Hal itu disampaikan langsung olehnya dalam kegiatan Sosialisasi Pencegahan Kekerasan terhadap Perempuan dan Anak di Aula Sasana Abdi Praja Setda Banjarnegara, Senin (6/10/2025).

“Kami mengajak seluruh perempuan untuk tidak takut bersuara jika mengalami kekerasan. Suara perempuan sangat penting, agar kasus tidak terus tersembunyi. GOW Banjarnegara akan terus berupaya menjadi mitra masyarakat dalam pencegahan dan penanganan kasus kekerasan terhadap perempuan dan anak,” tegas Sri Rejeki.

Melalui sosialisasi ini, Sri Rejeki berharap dapat meningkatkan kesadaran, kepedulian, dan keberanian masyarakat dalam mencegah serta menangani kekerasan terhadap perempuan dan anak.

Program ini juga diharapkan dapat memperkuat peran komunitas sebagai sistem pendukung bagi korban agar tidak lagi terdiam menghadapi kekerasan

Kegiatan sosialisasi ini diikuti perwakilan anggota GOW se-Kabupaten Banjarnegara, dengan mengusung tema “Luka yang Tak Terlihat, Dampak Psikologis KDRT”. GOW juga menghadirkan narasumber dari Pengadilan Agama dan psikolog RSUD Banjarnegara.

Hakim Pengadilan Agama Kabupaten Banjarnegara, Dra.

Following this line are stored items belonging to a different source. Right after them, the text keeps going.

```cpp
template <int NBU>
__global__ void __launch_bounds__(512)
bilstm_cluster_kernel(const LstmJobs jobs, const int* __restrict__ col_off, int B, int n_clusters, unsigned long long* __restrict__ xchg,
                      unsigned* __restrict__ status, int spin_limit, int drop_member)
{
    constexpr int H = 256, G = 4 * H, UW = H / CL_P, KS = 8, KQ = H / KS, SL = KQ * NBU + 4, HB = KS * SL;
    __shared__ __attribute__((aligned(16))) float hs[2 * HB];
    const int lin = blockIdx.x;
    const int cl = (lin & 7) + 8 * ((lin >> 3) / CL_P), member = (lin >> 3) % CL_P;
    if (cl >= n_clusters) return;
    const int groups = (B + NBU - 1) / NBU;
    const int ug = cl % groups, dir = (cl / groups) & 1;
    const BiLstmJob job = jobs.j[cl / (2 * groups)];
    const int tid = threadIdx.x, ul = tid >> 3, kq = tid & 7, unit = member * UW + ul;
    int off[NBU], len[NBU], Lmax = 0;
#pragma unroll
    for (int i = 0; i < NBU; ++i) {
        const int u = ug * NBU + i;
        off[i] = u < B ? col_off[u] : 0;
        len[i] = u < B ? col_off[u + 1] - col_off[u] : 0;
        Lmax = len[i] > Lmax ? len[i] : Lmax;
    }
    if (Lmax <= 0) return;
    if (member == drop_member) return;
    unsigned long long* region = xchg + (size_t)cl * CL_REGION_WORDS;
    const unsigned epoch = (unsigned)region[0] & 0x7FFFu;
    const unsigned tagbase = epoch << 17;
    unsigned long long* words = region + 1;
    for (int i = tid; i < 2 * HB; i += 512) hs[i] = 0.f;

    lf2 wif[KQ], wgo[KQ];
    const float* wp = job.whh_t + (size_t)dir * H * G + unit;
#pragma unroll
    for (int kk = 0; kk < KQ; ++kk) {
        const float* r = wp + (size_t)(kq * KQ + kk) * G;
        wif[kk] = lf2{r[0], r[H]};
        wgo[kk] = lf2{r[2 * H], r[3 * H]};
    }
    const int gu = kq >> 2, gL = gu < NBU ? len[gu < NBU ? gu : 0] : 0, gO = off[gu < NBU ? gu : 0];
    const float* gxp = job.gx_tm + dir * G + (kq & 3) * H + unit;
    auto load_gx = [&](int t) { return (t < gL) ? gxp[(size_t)(gO + (dir ? gL - 1 - t : t)) * job.ldg] : 0.f; };
    constexpr int PF = 4;
    float gq[PF];
#pragma unroll
    for (int j = 0; j < PF; ++j) gq[j] = load_gx(j);
    float c = 0.f;
    const int my_u = kq < NBU ? kq : 0, my_L = len[my_u], my_o = off[my_u];
    float* outp = job.out + (size_t)(dir * H + unit) * job.ldo + my_o;
    const int pk = tid / NBU, pu = tid % NBU, ppos = (pk / KQ) * SL + (pk % KQ) * NBU + pu;
    __syncthreads();

    for (int t0 = 0; t0 < Lmax; t0 += PF) {
#pragma unroll
        for (int j = 0; j < PF; ++j) {
            const int t = t0 + j;
            if (t >= Lmax) break;
            float* hb = hs + (t & 1) * HB;
            if (t > 0 && tid < H * NBU) {
                const unsigned long long* w = words + (size_t)((t - 1) & 1) * H * NBU + tid;
                const unsigned want = tagbase | (unsigned)t;
                unsigned long long v = __hip_atomic_load(w, __ATOMIC_RELAXED, __HIP_MEMORY_SCOPE_AGENT);
                for (int spin = 0; (unsigned)(v >> 32) != want && spin < spin_limit; ++spin) {
                    __builtin_amdgcn_s_sleep(1);
                    v = __hip_atomic_load(w, __ATOMIC_RELAXED, __HIP_MEMORY_SCOPE_AGENT);
                }
                if ((unsigned)(v >> 32) != want) as_status_raise(status, AS_STATUS_LSTM_TIMEOUT);
                hb[ppos] = __uint_as_float((unsigned)v);
            }
            lds_barrier();
            const float gx = gq[j];
            gq[j] = load_gx(t + PF);
            lf2 aif[NBU], ago[NBU];
#pragma unroll
            for (int u = 0; u < NBU; ++u) {
                aif[u] = lf2{kq == 4 * u ? gx : 0.f, kq == 4 * u + 1 ? gx : 0.f};
                ago[u] = lf2{kq == 4 * u + 2 ? gx : 0.f, kq == 4 * u + 3 ? gx : 0.f};
            }
            const float* hc = hb + kq * SL;
            if (NBU == 2) {
#pragma unroll
                for (int kk = 0; kk < KQ; kk += 2) {
                    const float4 h4 = *reinterpret_cast<const float4*>(hc + kk * 2);
                    aif[0] += wif[kk] * lf2{h4.x, h4.x};
                    ago[0] += wgo[kk] * lf2{h4.x, h4.x};
                    aif[NBU - 1] += wif[kk] * lf2{h4.y, h4.y};
                    ago[NBU - 1] += wgo[kk] * lf2{h4.y, h4.y};
                    aif[0] += wif[kk + 1] * lf2{h4.z, h4.z};
                    ago[0] += wgo[kk + 1] * lf2{h4.z, h4.z};
                    aif[NBU - 1] += wif[kk + 1] * lf2{h4.w, h4.w};
                    ago[NBU - 1] += wgo[kk + 1] * lf2{h4.w, h4.w};
                }
            } else {
                lf2 bif = {0.f, 0.f}, bgo = {0.f, 0.f};
#pragma unroll
                for (int kk = 0; kk < KQ; kk += 4) {
                    const float4 h4 = *reinterpret_cast<const float4*>(hc + kk);
                    aif[0] += wif[kk] * lf2{h4.x, h4.x};
                    ago[0] += wgo[kk] * lf2{h4.x, h4.x};
                    bif += wif[kk + 1] * lf2{h4.y, h4.y};
                    bgo += wgo[kk + 1] * lf2{h4.y, h4.y};
                    aif[0] += wif[kk + 2] * lf2{h4.z, h4.z};
                    ago[0] += wgo[kk + 2] * lf2{h4.z, h4.z};
                    bif += wif[kk + 3] * lf2{h4.w, h4.w};
                    bgo += wgo[kk + 3] * lf2{h4.w, h4.w};
                }
                aif[0] += bif;
                ago[0] += bgo;
            }
            float pre[4] = {0.f, 0.f, 0.f, 0.f};
#pragma unroll
            for (int u = 0; u < NBU; ++u) {
                const float pi = dpp_add8(aif[u][0]), pf = dpp_add8(aif[u][1]), pg = dpp_add8(ago[u][0]), po = dpp_add8(ago[u][1]);
                if (u == my_u) { pre[0] = pi; pre[1] = pf; pre[2] = pg; pre[3] = po; }
            }
            if (kq < NBU) {
                float hv = 0.f;
                if (t < my_L) {
                    const float ig = sigmoidf_(pre[0]), fg = sigmoidf_(pre[1]), gg = tanhf_(pre[2]), og = sigmoidf_(pre[3]);
                    c = fg * c + ig * gg;
                    hv = og * tanhf_(c);
                    outp[dir ? my_L - 1 - t : t] = hv;
                }
                const unsigned long long word = ((unsigned long long)(tagbase | (unsigned)(t + 1)) << 32) | __float_as_uint(hv);
                __hip_atomic_store(words + (size_t)(t & 1) * H * NBU + unit * NBU + kq, word, __ATOMIC_RELAXED, __HIP_MEMORY_SCOPE_AGENT);
            }
        }
    }
    if (member == 0) {
        if (Lmax == 1 && tid < H * NBU) {
            const unsigned long long* w = words + tid;
            const unsigned want = tagbase | 1u;
            unsigned long long v = __hip_atomic_load(w, __ATOMIC_RELAXED, __HIP_MEMORY_SCOPE_AGENT);
            for (int spin = 0; (unsigned)(v >> 32) != want && spin < spin_limit; ++spin) {
                __builtin_amdgcn_s_sleep(1);
                v = __hip_atomic_load(w, __ATOMIC_RELAXED, __HIP_MEMORY_SCOPE_AGENT);
            }
            if ((unsigned)(v >> 32) != want) as_status_raise(status, AS_STATUS_LSTM_TIMEOUT);
        }
        __syncthreads();
        if (tid == 0) region[0] = epoch + 1;
    }
}

static int g_cl_drop_member = -1, g_cl_spin_limit = 1 << 21;
extern "C" int as_bilstm_cluster_test_hooks(int drop_member, int spin_limit)
{
    if (drop_member < -1 || drop_member >= CL_P || spin_limit < 0) return AS_EINVAL;
    g_cl_drop_member = drop_member;
    g_cl_spin_limit = spin_limit > 0 ? spin_limit : 1 << 21;
    return AS_OK;
}

extern "C" size_t as_bilstm_cluster_bytes(int n_jobs, int B)
{
    if (n_jobs <= 0 || B <= 0) return 0;
    return (size_t)n_jobs * 2 * B * CL_REGION_WORDS * sizeof(unsigned long long);
}

extern "C" int as_bilstm_cluster_f32(const BiLstmJob* jobs_host, int n_jobs, const int32_t* col_off, int B, int H, int max_len, void* xchg,
                                     size_t xchg_bytes, as_stream_t stream)
{
    if (!jobs_host || n_jobs <= 0 || n_jobs > AS_MAX_LSTM_JOBS || !col_off || B < 0 || H <= 0) return AS_EINVAL;
    if (B == 0) return AS_OK;
    const long c1 = (long)n_jobs * 2 * B, c2 = (long)n_jobs * 2 * ((B + 1) / 2);
    const int nbu = c1 * CL_P <= 256 ? 1 : (c2 * CL_P <= 256 ? 2 : 0);
    const char* mode = getenv("AS_LSTM_CLUSTER");
    const int use = mode ? atoi(mode) : nbu;
    if (H != 256 || !xchg || use <= 0 || use > 2 || max_len <= 0 || max_len >= (1 << 17) || (use == 1 ? c1 : c2) * CL_P > 256 ||
        xchg_bytes < as_bilstm_cluster_bytes(n_jobs, B))
        return as_bilstm_f32(jobs_host, n_jobs, col_off, B, H, stream);
    LstmJobs jobs;
    for (int i = 0; i < AS_MAX_LSTM_JOBS; ++i) jobs.j[i] = jobs_host[i < n_jobs ? i : 0];
    for (int i = 0; i < n_jobs; ++i)
        if (!jobs.j[i].gx_tm || !jobs.j[i].whh_t || !jobs.j[i].out || jobs.j[i].ldg < 8 * H) return AS_EINVAL;
    const int ncl = (int)(use == 1 ? c1 : c2);
    const dim3 grid(8 * CL_P * as_cdiv(ncl, 8)), block(512);
    unsigned* status = as_status_words_device();
    AsProfScope prof__(AS_FILE_CLS, 0, 0, (hipStream_t)stream);
    if (use == 1)
        hipLaunchKernelGGL(bilstm_cluster_kernel<1>, grid, block, 0, (hipStream_t)stream, jobs, col_off, B, ncl,
                           static_cast<unsigned long long*>(xchg), status, g_cl_spin_limit, g_cl_drop_member);
    else
        hipLaunchKernelGGL(bilstm_cluster_kernel<2>, grid, block, 0, (hipStream_t)stream, jobs, col_off, B, ncl,
                           static_cast<unsigned long long*>(xchg), status, g_cl_spin_limit, g_cl_drop_member);
    AS_CHECK_LAUNCH();
    return AS_OK;
}
```

Measured before the change: 1.806 million.

## Add MFMA BiLSTM kernel batching 16 utterances per workgroup for H=128

Adds a BiLSTM recurrence kernel for H=128 that processes 16 utterances per workgroup. The recurrent matmul runs on f16 MFMA instructions using a hi/lo split of both the scaled weights and the hidden state, accumulating in fp32. It keeps weights in registers, double-buffers the hidden state in LDS, prefetches the gate inputs and writes outputs in 4-step chunks. Dispatch moves into a rule header that selects this kernel when B>=16. The aim is to replace the per-utterance scalar quad-DPP recurrence with matrix-core work shared across utterances, at the cost of three MFMAs per product and some precision risk from the f16 split.

```diff
diff --git a/artspeech_amd/csrc/lstm.hip b/artspeech_amd/csrc/lstm.hip
--- a/artspeech_amd/csrc/lstm.hip
+++ b/artspeech_amd/csrc/lstm.hip
@@ -1,5 +1,6 @@
 #include "common.h"
 #include "artspeech_hip.h"
+#include "lstm_rule.h"
 #define AS_FILE_CLS AS_CLS_LSTM
 
 #define NB 2
@@ -395,6 +396,154 @@
     }
 }
 
+typedef _Float16 lh8 __attribute__((ext_vector_type(8)));
+typedef _Float16 lh4 __attribute__((ext_vector_type(4)));
+typedef float lf4 __attribute__((ext_vector_type(4)));
+typedef float lf4u __attribute__((ext_vector_type(4), aligned(4)));
+
+static __device__ __forceinline__ float rcp1p_exp2(float x) { return __builtin_amdgcn_rcpf(1.0f + __builtin_amdgcn_exp2f(x)); }
+
+__global__ void __launch_bounds__(512)
+bilstm_mfma_kernel(const LstmJobs jobs, const int* __restrict__ col_off, int B)
+{
+    constexpr int H = 128, G = 4 * H, KS = H / 32, NU = 16, PF = 2, ST = 4;
+    constexpr float L2E = 1.44269504088896341f, HSCALE = 4096.f;
+    static_assert(PF == 2 && ST % 2 == 0, "the step parity is the unrolled step's index, and a set of gate terms per parity");
+    __shared__ __attribute__((aligned(16))) _Float16 hb[2][2][KS][64][8];
+    __shared__ unsigned s_max[8];
+    const BiLstmJob job = jobs.j[blockIdx.z];
+    const int dir = blockIdx.y, u0 = blockIdx.x * NU;
+    const int tid = threadIdx.x, w = tid >> 6, lane = tid & 63, q = lane >> 4, n = lane & 15;
+
+    int Lmax = 0, L = 0, off = 0;
+    for (int i = 0; i < NU; ++i) {
+        const int u = u0 + i;
+        const int o = u < B ? col_off[u] : 0;
+        int len = u < B ? col_off[u + 1] - o : 0;
+        len = len > 0 ? len : 0;
+        Lmax = len > Lmax ? len : Lmax;
+        if (i == n) { L = len; off = o; }
+    }
+    if (Lmax == 0) return;
+
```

Hidayaturohman, M.H, mengungkapkan bahwa meningkatan permohonan dispensasi nikah menjadi salah satu pemicu maraknya KDRT.

“Banyak permohonan dispensasi nikah diajukan karena kehamilan di luar nikah. Pernah kami menangani kasus di mana kedua anak hanya lulusan SD. Kondisi seperti ini sangat rentan menimbulkan masalah rumah tangga, termasuk KDRT,” jelasnya.

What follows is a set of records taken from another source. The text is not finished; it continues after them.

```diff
@@ -407,9 +430,9 @@
     if (nb > 0)
     {
       const float* __restrict__ kp = tab + (size_t)g * nbm * (8 * R);
-      if (__builtin_expect(nonfinite_s == 0u, 1))
-      {
-        unsigned off = (unsigned)h[2], cnt = (unsigned)nb >> 1;
+      if (__builtin_expect(flag == 0u, 1))
+      {
+        unsigned off = (unsigned)cur.z, cnt = (unsigned)nb >> 1;
         const uint64_t ka = reinterpret_cast<uint64_t>(kp);
         rs_walk_asm<R, FMA>(acc, off, cnt, (unsigned)(size_t)rsr_smem + lane * 16u, (NBR - 1u) * 4096u, (unsigned)ka,
                        (unsigned)(ka >> 32), 32u * R);
@@ -457,10 +480,16 @@
     }
     lds_barrier();
     stash(r_new0, mine);
-    topb = ntop;
+    topb += delta;
+    cur = nxt;
     lds_barrier();
   }
   }
-}
-
-}
+#pragma unroll
+  for (int k = 0; k < 4; k++)
+    sink |= warmed[k].x ^ warmed[k].y ^ warmed[k].z ^ warmed[k].w;
+  if (sink == 0x7fc12345u)
+    nonfinite_s = sink;
+}
+
+}
```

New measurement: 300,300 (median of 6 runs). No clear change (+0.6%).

Ia juga mengulas Undang-Undang Nomor 23 Tahun 2004 tentang Penghapusan Kekerasan Dalam Rumah Tangga (UU PKDRT), yang menjadi dasar hukum perlindungan korban dan pemulihan untuk menghapus kekerasan dalam keluarga.

Sementara itu, Psikolog RSUD Banjarnegara, Gones Saptowati, S.Psi., M.A., menyampaikan bahwa kasus KDRT di Indonesia mencapai 10.240 perkara per 4 September 2025. Namun jumlah ini diyakini hanya puncak gunung es.

“Angka itu hanya mencerminkan kasus yang dilaporkan. Jauh lebih banyak korban yang memilih diam,” ujarnya.

Lebih jauh, Gones menjelaskan bahwa pernikahan usia dini sering menjadi awal munculnya persoalan rumah tangga yang kompleks, mulai dari kekerasan fisik, tekanan ekonomi, gangguan kesehatan, hingga stunting pada anak.

Ia juga menegaskan bahwa KDRT tidak hanya berupa kekerasan fisik, tetapi mencakup kekerasan seksual, verbal, dan psikologis.

Korban KDRT umumnya mengalami gangguan stres pascatrauma atau Post-Traumatic Stress Disorder (PTSD) dan sangat membutuhkan dukungan lingkungan untuk bangkit.

“Bagi pelaku, penyelesaian bukan hanya hukuman, tetapi juga rehabilitasi dan konseling untuk memutus siklus kekerasan,” pungkas Gones.